[Collected data entries]

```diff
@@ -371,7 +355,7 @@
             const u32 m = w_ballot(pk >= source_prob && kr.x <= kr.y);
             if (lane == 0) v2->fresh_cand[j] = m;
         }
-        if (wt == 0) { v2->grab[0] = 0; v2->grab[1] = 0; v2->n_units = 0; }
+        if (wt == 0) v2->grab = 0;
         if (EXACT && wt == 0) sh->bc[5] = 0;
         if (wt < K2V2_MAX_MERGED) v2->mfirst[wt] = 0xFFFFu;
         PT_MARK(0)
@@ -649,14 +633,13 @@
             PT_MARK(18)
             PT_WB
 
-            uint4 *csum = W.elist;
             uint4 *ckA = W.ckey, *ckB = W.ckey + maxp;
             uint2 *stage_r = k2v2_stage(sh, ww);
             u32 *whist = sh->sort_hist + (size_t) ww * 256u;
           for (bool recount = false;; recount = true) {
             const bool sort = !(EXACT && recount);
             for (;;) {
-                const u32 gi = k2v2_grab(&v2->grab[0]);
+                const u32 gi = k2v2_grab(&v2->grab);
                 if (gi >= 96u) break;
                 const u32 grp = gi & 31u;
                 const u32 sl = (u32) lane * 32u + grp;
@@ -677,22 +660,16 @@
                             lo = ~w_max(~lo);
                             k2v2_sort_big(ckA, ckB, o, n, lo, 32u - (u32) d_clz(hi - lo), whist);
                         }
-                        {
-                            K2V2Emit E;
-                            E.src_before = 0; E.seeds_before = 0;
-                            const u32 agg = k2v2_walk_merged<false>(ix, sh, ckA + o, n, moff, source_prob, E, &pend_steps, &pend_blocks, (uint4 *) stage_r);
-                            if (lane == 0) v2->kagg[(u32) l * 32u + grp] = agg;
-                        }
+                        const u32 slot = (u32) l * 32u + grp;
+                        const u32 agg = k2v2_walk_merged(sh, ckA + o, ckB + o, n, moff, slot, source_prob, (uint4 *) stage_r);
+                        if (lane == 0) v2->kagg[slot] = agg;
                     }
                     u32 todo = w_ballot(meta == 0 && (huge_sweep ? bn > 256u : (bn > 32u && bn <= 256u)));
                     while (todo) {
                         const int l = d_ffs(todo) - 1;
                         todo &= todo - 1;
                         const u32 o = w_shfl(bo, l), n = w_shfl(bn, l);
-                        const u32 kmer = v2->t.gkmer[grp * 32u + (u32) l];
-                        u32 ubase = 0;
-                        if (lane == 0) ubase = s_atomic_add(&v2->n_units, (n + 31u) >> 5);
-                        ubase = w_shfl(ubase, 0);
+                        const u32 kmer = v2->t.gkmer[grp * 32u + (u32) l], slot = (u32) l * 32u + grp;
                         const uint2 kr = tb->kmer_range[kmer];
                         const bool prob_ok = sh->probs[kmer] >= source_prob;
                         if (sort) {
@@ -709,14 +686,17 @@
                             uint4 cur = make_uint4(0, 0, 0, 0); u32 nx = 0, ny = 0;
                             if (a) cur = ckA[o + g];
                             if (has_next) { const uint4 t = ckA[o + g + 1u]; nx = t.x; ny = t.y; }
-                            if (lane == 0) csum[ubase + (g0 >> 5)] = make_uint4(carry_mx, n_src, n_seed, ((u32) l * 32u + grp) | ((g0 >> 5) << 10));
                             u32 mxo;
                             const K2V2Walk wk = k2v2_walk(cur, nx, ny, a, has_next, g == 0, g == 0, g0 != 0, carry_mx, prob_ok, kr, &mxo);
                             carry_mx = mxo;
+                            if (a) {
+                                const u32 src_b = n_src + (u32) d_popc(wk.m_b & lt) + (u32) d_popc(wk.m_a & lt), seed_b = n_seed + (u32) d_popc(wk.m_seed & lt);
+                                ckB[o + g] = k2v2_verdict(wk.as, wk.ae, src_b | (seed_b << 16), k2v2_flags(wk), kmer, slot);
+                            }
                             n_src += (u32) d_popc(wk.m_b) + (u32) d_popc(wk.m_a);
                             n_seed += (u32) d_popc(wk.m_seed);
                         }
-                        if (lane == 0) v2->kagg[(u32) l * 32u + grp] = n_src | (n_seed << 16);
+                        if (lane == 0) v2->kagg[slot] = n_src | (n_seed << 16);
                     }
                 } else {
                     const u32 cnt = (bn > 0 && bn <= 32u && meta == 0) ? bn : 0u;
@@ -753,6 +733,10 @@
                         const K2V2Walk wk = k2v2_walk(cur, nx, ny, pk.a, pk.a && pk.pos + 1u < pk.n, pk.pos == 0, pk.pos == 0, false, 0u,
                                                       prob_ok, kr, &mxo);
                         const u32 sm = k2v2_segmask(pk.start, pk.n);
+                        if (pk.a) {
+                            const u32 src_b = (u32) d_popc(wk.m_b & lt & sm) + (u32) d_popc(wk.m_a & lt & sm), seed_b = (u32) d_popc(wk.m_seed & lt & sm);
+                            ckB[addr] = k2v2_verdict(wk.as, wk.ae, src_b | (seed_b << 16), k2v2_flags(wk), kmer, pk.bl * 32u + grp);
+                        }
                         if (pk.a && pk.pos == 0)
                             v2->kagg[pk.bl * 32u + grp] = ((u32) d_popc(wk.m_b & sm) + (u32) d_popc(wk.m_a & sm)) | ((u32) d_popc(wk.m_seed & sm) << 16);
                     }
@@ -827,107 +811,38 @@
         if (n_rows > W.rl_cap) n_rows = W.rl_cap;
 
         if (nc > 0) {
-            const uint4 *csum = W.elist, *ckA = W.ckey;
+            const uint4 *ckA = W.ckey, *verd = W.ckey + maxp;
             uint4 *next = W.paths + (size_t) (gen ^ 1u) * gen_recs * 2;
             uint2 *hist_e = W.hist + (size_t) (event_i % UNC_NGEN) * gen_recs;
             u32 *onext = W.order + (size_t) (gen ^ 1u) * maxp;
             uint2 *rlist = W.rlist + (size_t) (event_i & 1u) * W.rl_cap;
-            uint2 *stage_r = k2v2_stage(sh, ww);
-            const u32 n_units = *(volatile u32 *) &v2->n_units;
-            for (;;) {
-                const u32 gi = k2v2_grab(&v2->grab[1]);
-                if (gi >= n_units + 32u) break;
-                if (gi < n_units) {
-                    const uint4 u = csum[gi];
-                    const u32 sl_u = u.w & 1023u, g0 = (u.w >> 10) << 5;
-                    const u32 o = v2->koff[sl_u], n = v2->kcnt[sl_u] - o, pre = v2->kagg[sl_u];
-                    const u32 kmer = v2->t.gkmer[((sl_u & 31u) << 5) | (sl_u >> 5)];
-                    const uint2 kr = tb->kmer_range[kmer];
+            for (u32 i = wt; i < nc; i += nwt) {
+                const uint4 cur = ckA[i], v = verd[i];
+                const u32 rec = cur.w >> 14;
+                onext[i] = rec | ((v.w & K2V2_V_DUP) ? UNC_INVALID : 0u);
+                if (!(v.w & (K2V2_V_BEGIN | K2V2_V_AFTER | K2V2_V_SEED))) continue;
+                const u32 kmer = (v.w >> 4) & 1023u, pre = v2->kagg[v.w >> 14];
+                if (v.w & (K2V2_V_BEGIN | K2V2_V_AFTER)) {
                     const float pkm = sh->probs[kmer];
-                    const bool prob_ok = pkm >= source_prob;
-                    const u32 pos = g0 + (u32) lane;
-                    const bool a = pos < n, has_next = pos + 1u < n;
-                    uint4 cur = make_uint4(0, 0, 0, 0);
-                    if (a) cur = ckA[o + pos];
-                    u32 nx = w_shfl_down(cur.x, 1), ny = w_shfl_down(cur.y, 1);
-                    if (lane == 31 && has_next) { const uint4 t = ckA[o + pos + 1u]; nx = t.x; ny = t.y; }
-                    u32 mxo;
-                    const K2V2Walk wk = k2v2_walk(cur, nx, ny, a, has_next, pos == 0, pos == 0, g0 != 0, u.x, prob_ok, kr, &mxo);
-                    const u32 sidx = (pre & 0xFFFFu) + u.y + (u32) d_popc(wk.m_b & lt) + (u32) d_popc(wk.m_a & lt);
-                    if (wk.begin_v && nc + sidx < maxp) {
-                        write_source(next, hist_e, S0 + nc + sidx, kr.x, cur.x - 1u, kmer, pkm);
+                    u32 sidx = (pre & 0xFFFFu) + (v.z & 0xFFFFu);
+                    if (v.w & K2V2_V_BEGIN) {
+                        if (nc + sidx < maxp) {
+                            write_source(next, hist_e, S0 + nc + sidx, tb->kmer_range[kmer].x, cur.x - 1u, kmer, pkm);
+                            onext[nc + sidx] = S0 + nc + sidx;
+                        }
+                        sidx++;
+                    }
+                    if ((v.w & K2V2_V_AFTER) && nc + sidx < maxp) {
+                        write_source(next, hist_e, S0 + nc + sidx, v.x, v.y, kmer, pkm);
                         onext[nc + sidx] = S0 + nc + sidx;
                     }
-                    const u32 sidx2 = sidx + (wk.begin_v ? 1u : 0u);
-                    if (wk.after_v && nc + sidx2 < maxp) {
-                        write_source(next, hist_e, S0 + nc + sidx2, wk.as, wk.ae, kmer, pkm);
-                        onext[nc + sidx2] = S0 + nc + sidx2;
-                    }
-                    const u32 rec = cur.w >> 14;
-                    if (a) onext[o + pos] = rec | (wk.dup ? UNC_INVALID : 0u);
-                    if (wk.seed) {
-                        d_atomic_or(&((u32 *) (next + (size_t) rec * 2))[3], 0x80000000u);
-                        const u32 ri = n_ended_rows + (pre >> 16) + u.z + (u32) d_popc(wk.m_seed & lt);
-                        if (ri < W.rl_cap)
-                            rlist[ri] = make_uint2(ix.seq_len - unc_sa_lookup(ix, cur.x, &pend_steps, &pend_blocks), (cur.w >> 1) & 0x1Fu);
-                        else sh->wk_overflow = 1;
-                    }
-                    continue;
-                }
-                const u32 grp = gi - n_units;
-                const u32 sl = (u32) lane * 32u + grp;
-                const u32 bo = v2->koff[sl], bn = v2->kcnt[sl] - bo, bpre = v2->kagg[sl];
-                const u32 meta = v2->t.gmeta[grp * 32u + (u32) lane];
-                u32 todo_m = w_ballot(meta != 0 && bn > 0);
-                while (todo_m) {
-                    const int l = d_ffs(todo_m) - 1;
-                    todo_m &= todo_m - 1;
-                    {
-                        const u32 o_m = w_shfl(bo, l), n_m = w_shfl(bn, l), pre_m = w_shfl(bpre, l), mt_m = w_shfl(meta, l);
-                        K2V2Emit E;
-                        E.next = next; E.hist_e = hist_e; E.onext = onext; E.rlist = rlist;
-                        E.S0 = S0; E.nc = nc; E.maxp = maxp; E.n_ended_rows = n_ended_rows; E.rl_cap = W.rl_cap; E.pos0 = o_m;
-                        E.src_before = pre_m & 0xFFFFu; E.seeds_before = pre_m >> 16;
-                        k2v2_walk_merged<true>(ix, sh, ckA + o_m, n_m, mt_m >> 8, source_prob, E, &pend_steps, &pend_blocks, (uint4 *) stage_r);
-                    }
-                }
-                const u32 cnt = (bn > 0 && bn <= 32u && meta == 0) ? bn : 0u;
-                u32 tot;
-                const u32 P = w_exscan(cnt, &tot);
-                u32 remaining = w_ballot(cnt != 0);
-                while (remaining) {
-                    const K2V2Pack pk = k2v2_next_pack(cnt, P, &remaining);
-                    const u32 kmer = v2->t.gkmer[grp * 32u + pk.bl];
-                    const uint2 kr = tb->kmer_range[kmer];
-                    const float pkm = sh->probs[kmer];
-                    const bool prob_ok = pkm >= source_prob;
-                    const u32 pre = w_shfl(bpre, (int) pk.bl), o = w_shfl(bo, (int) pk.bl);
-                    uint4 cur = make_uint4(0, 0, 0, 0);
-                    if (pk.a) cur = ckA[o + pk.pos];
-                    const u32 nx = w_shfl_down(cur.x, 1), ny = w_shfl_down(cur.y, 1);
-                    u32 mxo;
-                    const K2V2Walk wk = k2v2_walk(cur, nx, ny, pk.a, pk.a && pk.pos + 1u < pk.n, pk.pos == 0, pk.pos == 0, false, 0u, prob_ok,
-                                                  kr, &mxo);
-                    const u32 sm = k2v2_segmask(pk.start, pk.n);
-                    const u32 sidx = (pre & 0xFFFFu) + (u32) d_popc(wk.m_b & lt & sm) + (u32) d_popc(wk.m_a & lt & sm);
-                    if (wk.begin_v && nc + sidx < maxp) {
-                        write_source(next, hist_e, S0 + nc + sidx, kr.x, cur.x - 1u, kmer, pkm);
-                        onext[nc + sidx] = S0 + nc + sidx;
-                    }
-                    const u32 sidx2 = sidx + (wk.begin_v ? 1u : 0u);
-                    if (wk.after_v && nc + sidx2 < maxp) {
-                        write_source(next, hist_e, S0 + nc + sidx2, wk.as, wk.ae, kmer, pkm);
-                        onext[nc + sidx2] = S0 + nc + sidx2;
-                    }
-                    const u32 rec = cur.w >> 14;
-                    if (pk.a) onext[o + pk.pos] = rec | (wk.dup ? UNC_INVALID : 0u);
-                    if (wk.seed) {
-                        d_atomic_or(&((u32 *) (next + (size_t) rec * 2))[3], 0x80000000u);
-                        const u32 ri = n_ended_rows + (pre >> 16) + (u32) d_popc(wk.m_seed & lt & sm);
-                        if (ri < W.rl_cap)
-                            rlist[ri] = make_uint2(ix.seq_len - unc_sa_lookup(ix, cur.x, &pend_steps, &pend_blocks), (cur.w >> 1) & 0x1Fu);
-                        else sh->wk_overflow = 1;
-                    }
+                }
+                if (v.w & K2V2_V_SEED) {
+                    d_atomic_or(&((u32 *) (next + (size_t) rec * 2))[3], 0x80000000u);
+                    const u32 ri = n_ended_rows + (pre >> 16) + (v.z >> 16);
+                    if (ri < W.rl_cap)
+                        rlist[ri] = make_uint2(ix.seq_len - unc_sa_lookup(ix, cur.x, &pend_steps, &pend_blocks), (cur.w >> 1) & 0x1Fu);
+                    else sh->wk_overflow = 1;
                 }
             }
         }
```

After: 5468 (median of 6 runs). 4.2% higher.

*Your assignment*
The word to find is "true". Copy every line of the records that holds it.

*Output of the exercise*
           for (bool recount = false;; recount = true) {
-                        k2v2_walk_merged<true>(ix, sh, ckA + o_m, n_m, mt_m >> 8, source_prob, E, &pend_steps, &pend_blocks, (uint4 *) stage_r);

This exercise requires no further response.